[Stored data entries]
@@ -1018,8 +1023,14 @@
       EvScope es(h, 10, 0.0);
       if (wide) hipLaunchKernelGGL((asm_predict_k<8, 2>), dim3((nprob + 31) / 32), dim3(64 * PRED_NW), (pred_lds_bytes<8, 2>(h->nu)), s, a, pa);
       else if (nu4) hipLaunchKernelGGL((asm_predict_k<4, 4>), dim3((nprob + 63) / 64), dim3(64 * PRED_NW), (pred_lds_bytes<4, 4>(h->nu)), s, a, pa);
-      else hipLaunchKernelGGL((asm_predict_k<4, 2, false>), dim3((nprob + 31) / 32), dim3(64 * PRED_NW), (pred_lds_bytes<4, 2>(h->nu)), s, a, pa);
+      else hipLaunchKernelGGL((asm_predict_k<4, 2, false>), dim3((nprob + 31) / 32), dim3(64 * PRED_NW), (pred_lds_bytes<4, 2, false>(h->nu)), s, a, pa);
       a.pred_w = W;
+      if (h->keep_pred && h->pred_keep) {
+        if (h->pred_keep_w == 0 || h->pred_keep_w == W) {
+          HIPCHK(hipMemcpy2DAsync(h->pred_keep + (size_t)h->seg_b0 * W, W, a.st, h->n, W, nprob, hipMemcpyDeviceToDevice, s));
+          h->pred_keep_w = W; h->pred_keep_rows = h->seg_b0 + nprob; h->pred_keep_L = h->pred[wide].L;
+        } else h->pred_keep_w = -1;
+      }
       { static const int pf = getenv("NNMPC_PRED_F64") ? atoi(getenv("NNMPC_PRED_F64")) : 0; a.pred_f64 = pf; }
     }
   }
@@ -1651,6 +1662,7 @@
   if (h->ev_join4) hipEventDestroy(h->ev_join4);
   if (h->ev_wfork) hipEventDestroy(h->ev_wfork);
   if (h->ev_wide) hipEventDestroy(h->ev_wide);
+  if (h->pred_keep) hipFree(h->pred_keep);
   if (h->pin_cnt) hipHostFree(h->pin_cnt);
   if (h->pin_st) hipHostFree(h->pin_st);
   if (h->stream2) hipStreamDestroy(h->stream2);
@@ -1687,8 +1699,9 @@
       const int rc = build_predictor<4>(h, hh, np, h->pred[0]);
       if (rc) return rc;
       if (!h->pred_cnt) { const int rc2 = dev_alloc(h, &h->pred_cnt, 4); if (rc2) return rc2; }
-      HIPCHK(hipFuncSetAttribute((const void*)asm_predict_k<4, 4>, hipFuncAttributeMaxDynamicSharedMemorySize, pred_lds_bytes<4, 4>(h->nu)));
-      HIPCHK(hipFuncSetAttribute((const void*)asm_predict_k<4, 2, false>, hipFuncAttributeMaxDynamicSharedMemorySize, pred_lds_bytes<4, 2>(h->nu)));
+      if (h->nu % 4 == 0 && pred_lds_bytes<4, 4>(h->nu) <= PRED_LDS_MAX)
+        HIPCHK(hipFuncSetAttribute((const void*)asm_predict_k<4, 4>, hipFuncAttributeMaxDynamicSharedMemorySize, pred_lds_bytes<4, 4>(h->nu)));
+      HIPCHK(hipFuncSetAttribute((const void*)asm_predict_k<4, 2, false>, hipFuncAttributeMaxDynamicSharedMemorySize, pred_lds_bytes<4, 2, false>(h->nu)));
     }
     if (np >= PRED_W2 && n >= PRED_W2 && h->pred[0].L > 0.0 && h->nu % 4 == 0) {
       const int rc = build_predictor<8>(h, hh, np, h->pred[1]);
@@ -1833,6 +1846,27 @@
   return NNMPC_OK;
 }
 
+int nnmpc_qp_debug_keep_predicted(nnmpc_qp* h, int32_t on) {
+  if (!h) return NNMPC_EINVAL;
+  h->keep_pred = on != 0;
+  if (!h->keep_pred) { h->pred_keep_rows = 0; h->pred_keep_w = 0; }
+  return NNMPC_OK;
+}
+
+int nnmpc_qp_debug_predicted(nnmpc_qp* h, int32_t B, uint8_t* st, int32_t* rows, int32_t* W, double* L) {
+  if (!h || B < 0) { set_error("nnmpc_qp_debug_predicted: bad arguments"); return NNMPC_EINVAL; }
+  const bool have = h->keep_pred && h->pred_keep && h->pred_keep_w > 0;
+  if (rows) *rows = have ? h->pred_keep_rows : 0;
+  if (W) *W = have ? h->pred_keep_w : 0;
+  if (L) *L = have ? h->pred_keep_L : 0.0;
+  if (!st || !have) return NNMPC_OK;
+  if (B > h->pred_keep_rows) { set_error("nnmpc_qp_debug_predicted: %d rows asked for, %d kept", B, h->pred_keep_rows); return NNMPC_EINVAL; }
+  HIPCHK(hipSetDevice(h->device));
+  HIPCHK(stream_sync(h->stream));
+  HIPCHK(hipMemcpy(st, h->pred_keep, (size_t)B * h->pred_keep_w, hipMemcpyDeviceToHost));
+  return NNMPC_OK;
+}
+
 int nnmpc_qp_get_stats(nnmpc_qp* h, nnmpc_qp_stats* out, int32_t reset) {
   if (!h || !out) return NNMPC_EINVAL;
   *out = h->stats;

...

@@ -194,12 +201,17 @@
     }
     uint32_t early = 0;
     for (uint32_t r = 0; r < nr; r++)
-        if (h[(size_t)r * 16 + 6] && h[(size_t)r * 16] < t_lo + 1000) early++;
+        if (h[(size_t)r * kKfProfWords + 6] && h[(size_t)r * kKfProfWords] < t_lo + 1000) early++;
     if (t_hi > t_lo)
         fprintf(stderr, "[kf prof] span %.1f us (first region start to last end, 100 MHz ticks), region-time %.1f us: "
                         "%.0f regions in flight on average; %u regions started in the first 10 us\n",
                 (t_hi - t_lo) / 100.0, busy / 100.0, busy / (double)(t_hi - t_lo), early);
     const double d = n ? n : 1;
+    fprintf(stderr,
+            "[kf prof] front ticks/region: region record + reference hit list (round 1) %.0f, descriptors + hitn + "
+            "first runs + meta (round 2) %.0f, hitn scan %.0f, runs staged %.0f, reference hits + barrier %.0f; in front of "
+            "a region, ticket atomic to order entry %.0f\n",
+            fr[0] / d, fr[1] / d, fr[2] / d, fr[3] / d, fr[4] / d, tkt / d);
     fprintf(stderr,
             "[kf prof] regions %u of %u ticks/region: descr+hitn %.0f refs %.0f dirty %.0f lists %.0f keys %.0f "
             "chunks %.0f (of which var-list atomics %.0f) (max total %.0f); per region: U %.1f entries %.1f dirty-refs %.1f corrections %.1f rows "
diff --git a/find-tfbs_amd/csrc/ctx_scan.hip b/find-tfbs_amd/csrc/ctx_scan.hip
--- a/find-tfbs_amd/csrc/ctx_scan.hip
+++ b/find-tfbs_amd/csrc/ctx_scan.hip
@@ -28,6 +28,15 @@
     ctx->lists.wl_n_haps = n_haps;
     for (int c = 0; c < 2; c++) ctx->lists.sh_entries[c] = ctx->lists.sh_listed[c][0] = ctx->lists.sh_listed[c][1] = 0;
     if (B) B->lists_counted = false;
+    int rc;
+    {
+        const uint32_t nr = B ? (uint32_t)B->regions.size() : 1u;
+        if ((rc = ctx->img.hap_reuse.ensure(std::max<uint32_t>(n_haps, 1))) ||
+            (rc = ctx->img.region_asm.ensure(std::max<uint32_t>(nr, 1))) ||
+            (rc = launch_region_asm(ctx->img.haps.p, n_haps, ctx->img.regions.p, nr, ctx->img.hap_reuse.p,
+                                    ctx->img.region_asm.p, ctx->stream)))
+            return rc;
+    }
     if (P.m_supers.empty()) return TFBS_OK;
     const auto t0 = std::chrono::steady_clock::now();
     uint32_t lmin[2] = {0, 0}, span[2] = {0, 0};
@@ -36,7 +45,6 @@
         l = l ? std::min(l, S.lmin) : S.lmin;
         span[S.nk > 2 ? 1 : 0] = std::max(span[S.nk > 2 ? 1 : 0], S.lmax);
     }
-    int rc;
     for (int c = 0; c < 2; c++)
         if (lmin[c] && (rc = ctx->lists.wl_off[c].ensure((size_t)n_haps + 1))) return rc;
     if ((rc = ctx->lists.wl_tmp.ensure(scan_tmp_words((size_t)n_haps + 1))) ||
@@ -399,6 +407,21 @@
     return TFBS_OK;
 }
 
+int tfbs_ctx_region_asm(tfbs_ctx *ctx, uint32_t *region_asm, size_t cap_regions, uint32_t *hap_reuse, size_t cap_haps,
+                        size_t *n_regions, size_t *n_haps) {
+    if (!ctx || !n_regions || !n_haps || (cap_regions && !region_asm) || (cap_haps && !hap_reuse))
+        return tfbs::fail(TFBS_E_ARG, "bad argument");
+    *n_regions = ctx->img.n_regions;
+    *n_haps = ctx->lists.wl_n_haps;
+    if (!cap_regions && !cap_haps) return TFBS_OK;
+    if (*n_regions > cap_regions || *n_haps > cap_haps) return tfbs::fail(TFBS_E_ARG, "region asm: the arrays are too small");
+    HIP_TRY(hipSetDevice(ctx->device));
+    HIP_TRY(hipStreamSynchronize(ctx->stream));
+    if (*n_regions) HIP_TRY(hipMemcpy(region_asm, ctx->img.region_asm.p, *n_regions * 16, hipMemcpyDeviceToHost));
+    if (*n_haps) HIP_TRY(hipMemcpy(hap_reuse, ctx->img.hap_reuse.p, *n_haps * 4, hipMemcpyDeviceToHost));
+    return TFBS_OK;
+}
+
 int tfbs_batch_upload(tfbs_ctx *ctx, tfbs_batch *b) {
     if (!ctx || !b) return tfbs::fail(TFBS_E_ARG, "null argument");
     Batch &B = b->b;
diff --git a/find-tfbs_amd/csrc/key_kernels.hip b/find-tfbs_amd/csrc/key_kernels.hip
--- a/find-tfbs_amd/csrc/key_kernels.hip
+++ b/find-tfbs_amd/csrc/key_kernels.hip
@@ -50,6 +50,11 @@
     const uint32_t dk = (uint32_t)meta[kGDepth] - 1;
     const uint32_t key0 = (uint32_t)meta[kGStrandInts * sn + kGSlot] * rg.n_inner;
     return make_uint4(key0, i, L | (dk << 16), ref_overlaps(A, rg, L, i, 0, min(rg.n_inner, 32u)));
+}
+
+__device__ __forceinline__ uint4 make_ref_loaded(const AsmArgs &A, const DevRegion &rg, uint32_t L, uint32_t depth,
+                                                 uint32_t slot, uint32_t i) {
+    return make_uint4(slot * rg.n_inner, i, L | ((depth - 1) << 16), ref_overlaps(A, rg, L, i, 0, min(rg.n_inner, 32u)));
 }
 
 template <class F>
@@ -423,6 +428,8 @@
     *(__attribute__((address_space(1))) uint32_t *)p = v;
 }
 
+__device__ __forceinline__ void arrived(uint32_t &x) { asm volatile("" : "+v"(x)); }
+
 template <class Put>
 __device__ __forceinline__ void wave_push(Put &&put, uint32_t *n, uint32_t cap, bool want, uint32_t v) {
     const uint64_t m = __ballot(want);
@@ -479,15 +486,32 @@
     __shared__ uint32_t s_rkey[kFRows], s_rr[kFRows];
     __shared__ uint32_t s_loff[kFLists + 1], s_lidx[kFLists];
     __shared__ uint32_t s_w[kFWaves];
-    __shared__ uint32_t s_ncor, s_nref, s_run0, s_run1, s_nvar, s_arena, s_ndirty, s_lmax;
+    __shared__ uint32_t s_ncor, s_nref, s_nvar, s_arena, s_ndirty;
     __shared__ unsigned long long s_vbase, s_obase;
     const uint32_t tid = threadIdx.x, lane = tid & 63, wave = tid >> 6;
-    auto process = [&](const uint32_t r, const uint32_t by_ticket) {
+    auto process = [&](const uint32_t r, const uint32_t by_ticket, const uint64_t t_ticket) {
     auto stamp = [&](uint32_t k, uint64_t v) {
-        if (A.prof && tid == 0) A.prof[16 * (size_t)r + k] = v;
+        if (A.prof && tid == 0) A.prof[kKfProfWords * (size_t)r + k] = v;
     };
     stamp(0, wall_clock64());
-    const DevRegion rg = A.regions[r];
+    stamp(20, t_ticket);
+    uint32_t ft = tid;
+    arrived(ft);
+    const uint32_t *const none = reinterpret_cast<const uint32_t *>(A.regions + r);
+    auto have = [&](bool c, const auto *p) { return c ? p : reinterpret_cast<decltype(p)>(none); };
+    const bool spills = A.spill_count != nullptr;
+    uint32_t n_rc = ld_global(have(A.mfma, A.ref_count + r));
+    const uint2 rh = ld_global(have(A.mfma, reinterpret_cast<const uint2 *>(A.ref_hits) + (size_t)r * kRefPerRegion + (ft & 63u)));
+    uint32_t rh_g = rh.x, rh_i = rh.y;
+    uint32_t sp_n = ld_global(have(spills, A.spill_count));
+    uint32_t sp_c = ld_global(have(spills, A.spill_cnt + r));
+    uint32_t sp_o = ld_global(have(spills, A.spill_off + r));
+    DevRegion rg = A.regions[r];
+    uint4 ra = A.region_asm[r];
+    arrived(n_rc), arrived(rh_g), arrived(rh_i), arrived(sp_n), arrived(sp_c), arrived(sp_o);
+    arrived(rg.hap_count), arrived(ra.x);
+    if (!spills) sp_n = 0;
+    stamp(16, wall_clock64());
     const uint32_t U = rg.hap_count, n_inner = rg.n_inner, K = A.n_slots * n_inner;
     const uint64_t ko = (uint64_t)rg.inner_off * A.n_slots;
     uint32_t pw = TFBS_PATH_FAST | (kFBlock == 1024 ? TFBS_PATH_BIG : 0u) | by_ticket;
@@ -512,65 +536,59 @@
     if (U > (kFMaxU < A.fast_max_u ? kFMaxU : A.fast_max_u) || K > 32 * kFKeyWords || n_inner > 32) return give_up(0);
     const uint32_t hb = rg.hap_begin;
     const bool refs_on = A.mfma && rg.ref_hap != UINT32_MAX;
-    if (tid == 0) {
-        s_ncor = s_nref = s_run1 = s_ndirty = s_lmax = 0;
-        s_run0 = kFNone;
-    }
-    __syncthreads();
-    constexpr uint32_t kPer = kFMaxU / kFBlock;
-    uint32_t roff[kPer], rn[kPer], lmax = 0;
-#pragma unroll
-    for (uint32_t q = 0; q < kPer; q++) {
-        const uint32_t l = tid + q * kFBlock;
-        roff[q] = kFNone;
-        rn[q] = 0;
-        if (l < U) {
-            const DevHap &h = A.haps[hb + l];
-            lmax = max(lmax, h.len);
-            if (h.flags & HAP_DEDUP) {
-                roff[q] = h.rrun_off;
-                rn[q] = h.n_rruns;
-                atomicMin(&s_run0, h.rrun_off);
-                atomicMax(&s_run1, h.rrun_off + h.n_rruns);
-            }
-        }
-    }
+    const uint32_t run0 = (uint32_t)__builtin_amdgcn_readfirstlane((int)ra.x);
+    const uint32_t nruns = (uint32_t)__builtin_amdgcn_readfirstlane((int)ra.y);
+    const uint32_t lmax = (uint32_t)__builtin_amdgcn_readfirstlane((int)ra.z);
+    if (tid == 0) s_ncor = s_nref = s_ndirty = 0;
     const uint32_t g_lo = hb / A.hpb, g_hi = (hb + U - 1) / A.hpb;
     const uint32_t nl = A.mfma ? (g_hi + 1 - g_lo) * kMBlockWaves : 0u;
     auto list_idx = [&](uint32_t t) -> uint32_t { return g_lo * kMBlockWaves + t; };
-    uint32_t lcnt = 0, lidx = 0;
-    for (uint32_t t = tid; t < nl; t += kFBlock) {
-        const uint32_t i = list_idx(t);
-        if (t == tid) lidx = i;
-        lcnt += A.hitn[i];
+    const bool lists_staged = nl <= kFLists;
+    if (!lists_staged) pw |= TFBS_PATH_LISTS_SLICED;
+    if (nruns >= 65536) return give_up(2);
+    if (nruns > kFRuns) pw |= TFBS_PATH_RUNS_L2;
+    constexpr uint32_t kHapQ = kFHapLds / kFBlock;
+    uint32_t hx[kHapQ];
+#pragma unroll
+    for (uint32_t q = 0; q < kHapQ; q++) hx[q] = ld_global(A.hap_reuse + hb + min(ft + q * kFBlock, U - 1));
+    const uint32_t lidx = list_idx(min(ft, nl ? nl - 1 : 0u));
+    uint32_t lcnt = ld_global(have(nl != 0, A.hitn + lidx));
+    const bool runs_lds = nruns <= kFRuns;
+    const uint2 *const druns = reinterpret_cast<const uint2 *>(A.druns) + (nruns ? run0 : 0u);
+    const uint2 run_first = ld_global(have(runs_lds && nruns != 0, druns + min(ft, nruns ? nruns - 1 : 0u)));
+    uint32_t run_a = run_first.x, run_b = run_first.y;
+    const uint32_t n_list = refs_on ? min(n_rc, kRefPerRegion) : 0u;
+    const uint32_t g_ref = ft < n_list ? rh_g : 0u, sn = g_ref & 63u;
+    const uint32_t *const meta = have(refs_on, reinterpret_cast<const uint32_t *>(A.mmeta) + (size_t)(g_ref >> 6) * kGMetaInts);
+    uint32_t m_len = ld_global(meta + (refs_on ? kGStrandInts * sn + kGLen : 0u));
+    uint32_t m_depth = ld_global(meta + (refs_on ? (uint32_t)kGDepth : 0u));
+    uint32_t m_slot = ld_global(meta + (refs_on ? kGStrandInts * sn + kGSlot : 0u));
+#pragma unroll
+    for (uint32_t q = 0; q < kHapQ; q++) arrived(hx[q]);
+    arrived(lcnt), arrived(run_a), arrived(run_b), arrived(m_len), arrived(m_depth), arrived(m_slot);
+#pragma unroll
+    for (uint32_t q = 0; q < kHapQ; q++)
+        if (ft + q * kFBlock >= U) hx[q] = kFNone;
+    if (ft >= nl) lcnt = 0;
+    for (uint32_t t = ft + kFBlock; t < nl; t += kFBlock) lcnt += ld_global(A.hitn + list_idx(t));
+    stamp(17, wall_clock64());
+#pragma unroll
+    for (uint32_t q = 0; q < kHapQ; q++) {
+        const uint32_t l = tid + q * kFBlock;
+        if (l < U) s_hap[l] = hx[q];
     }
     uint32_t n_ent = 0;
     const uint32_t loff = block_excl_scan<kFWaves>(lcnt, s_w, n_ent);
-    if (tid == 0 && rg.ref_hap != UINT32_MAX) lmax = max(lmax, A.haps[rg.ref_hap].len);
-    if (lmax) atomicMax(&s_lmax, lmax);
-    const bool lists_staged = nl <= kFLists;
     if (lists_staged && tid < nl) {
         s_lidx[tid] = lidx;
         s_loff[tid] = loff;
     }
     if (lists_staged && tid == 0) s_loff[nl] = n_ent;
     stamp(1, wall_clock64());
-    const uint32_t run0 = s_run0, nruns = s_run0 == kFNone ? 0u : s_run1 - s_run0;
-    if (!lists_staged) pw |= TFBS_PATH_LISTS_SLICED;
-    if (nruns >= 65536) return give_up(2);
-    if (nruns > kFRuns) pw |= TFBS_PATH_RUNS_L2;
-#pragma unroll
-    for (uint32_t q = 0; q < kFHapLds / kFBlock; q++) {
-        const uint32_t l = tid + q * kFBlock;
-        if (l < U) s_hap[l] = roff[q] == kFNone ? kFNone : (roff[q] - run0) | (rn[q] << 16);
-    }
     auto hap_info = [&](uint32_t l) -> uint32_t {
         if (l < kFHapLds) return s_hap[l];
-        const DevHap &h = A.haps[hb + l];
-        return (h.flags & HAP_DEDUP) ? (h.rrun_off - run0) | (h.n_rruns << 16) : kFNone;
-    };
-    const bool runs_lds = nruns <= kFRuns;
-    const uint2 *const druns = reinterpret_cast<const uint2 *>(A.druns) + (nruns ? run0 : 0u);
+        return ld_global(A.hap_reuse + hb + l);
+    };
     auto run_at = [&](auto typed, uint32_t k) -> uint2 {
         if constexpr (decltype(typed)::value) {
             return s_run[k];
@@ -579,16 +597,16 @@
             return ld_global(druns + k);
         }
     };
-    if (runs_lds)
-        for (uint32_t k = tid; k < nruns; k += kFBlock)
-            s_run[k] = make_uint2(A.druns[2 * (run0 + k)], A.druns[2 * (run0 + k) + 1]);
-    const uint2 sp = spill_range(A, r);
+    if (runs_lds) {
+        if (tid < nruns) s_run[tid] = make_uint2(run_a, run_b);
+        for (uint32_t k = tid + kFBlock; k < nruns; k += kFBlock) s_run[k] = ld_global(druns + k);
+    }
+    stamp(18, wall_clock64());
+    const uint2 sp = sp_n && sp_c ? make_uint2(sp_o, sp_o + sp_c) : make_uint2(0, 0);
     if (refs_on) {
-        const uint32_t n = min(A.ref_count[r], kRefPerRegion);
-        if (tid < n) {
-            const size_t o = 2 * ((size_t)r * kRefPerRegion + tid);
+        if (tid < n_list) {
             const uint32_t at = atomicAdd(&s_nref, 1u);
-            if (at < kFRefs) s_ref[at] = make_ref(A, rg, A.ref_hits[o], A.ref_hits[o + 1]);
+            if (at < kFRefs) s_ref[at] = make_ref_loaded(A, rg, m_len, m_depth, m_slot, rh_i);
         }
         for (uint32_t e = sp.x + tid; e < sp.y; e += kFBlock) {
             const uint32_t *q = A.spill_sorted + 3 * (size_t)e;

==

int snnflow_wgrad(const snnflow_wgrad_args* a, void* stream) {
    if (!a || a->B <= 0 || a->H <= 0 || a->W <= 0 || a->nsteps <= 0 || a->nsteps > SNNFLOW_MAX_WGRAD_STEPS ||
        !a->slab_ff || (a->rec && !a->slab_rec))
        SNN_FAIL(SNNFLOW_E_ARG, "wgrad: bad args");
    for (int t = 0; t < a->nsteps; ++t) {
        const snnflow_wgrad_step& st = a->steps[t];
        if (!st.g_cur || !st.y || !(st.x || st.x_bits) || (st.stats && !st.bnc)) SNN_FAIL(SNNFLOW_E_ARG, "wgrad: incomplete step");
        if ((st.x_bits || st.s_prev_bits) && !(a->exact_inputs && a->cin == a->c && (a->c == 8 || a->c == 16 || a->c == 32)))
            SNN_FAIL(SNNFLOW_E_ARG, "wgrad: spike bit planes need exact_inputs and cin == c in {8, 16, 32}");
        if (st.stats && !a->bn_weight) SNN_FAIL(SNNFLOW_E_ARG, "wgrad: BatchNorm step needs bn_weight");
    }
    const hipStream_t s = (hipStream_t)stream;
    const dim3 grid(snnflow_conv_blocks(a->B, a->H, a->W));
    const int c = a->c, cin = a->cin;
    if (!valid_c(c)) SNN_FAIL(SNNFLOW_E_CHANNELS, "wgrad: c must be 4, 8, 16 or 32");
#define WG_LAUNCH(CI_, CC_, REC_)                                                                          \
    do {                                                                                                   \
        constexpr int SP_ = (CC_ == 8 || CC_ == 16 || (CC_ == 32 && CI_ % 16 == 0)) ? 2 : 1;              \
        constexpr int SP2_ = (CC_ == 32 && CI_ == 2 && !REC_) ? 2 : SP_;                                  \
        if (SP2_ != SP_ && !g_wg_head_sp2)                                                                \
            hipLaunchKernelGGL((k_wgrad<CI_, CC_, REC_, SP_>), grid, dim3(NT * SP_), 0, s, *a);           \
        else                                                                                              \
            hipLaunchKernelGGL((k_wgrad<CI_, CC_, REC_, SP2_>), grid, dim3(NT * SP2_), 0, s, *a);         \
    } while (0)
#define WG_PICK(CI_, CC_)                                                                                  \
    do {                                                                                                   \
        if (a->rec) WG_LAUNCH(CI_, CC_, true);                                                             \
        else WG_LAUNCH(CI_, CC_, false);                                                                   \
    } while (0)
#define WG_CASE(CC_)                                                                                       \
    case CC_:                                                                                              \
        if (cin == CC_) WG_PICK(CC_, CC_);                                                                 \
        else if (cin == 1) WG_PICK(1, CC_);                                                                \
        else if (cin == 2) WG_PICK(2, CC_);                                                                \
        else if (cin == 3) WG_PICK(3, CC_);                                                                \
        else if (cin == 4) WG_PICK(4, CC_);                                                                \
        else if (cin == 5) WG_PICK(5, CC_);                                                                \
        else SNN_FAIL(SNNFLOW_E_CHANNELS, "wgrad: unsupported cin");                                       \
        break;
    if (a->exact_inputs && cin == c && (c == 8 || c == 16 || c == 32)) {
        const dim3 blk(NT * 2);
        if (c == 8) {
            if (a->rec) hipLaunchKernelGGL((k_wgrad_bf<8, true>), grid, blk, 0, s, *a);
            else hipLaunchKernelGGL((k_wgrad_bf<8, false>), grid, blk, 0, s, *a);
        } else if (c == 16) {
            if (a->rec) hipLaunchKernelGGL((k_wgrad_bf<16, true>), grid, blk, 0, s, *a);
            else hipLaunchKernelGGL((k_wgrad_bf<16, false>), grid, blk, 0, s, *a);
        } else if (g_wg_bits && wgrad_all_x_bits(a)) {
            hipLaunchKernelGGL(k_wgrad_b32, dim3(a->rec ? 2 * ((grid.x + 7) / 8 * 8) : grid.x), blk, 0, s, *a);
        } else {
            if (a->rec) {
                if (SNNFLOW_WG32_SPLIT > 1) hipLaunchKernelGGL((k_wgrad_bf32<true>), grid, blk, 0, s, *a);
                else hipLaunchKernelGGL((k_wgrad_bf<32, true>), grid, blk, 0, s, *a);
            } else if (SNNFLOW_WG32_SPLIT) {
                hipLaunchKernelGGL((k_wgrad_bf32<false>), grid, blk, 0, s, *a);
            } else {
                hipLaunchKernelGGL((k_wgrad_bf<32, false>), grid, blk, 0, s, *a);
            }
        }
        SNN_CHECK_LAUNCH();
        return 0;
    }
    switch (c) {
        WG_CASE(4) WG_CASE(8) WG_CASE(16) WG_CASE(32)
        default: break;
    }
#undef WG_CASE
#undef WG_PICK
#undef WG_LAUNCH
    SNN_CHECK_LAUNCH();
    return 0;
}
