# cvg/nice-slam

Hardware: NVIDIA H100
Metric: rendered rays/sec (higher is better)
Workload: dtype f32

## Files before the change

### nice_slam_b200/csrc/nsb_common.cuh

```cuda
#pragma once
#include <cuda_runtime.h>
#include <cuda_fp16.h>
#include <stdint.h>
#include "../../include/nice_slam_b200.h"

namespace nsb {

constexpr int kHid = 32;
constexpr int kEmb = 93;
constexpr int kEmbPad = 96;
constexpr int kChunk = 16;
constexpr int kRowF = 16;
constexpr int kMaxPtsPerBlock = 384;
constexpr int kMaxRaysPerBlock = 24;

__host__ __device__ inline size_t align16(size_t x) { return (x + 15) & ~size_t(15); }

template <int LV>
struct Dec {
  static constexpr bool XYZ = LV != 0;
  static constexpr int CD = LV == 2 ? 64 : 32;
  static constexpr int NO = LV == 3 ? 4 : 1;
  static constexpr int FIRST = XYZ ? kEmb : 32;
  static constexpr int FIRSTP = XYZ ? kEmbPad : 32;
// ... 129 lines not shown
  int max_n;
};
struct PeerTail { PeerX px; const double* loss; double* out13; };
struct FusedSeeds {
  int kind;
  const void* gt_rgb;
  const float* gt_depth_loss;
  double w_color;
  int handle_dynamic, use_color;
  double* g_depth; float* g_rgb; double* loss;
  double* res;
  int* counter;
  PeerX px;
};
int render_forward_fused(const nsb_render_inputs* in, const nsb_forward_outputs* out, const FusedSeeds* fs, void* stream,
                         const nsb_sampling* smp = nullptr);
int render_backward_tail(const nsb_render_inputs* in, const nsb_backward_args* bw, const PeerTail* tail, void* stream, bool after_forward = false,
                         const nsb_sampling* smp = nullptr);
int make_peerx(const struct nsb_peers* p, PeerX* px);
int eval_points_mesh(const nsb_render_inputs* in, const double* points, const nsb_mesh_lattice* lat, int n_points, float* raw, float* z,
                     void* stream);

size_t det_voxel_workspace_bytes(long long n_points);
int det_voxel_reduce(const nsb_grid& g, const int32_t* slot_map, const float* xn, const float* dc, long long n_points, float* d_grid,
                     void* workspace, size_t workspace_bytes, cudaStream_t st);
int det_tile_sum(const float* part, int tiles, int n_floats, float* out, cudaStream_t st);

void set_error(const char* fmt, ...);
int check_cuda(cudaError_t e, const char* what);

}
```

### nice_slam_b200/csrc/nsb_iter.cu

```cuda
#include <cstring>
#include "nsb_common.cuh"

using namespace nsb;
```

Task item -
Using the records above, restate word for word the lines from the one with "s_run1 - s_run0;" through the one with "const uint32_t at", both included.

Result of this exercise -
-    const uint32_t run0 = s_run0, nruns = s_run0 == kFNone ? 0u : s_run1 - s_run0;
-    if (!lists_staged) pw |= TFBS_PATH_LISTS_SLICED;
-    if (nruns >= 65536) return give_up(2);
-    if (nruns > kFRuns) pw |= TFBS_PATH_RUNS_L2;
-#pragma unroll
-    for (uint32_t q = 0; q < kFHapLds / kFBlock; q++) {
-        const uint32_t l = tid + q * kFBlock;
-        if (l < U) s_hap[l] = roff[q] == kFNone ? kFNone : (roff[q] - run0) | (rn[q] << 16);
-    }
     auto hap_info = [&](uint32_t l) -> uint32_t {
         if (l < kFHapLds) return s_hap[l];
-        const DevHap &h = A.haps[hb + l];
-        return (h.flags & HAP_DEDUP) ? (h.rrun_off - run0) | (h.n_rruns << 16) : kFNone;
-    };
-    const bool runs_lds = nruns <= kFRuns;
-    const uint2 *const druns = reinterpret_cast<const uint2 *>(A.druns) + (nruns ? run0 : 0u);
+        return ld_global(A.hap_reuse + hb + l);
+    };
     auto run_at = [&](auto typed, uint32_t k) -> uint2 {
         if constexpr (decltype(typed)::value) {
             return s_run[k];
@@ -579,16 +597,16 @@
             return ld_global(druns + k);
         }
     };
-    if (runs_lds)
-        for (uint32_t k = tid; k < nruns; k += kFBlock)
-            s_run[k] = make_uint2(A.druns[2 * (run0 + k)], A.druns[2 * (run0 + k) + 1]);
-    const uint2 sp = spill_range(A, r);
+    if (runs_lds) {
+        if (tid < nruns) s_run[tid] = make_uint2(run_a, run_b);
+        for (uint32_t k = tid + kFBlock; k < nruns; k += kFBlock) s_run[k] = ld_global(druns + k);
+    }
+    stamp(18, wall_clock64());
+    const uint2 sp = sp_n && sp_c ? make_uint2(sp_o, sp_o + sp_c) : make_uint2(0, 0);
     if (refs_on) {
-        const uint32_t n = min(A.ref_count[r], kRefPerRegion);
-        if (tid < n) {
-            const size_t o = 2 * ((size_t)r * kRefPerRegion + tid);
+        if (tid < n_list) {
             const uint32_t at = atomicAdd(&s_nref, 1u);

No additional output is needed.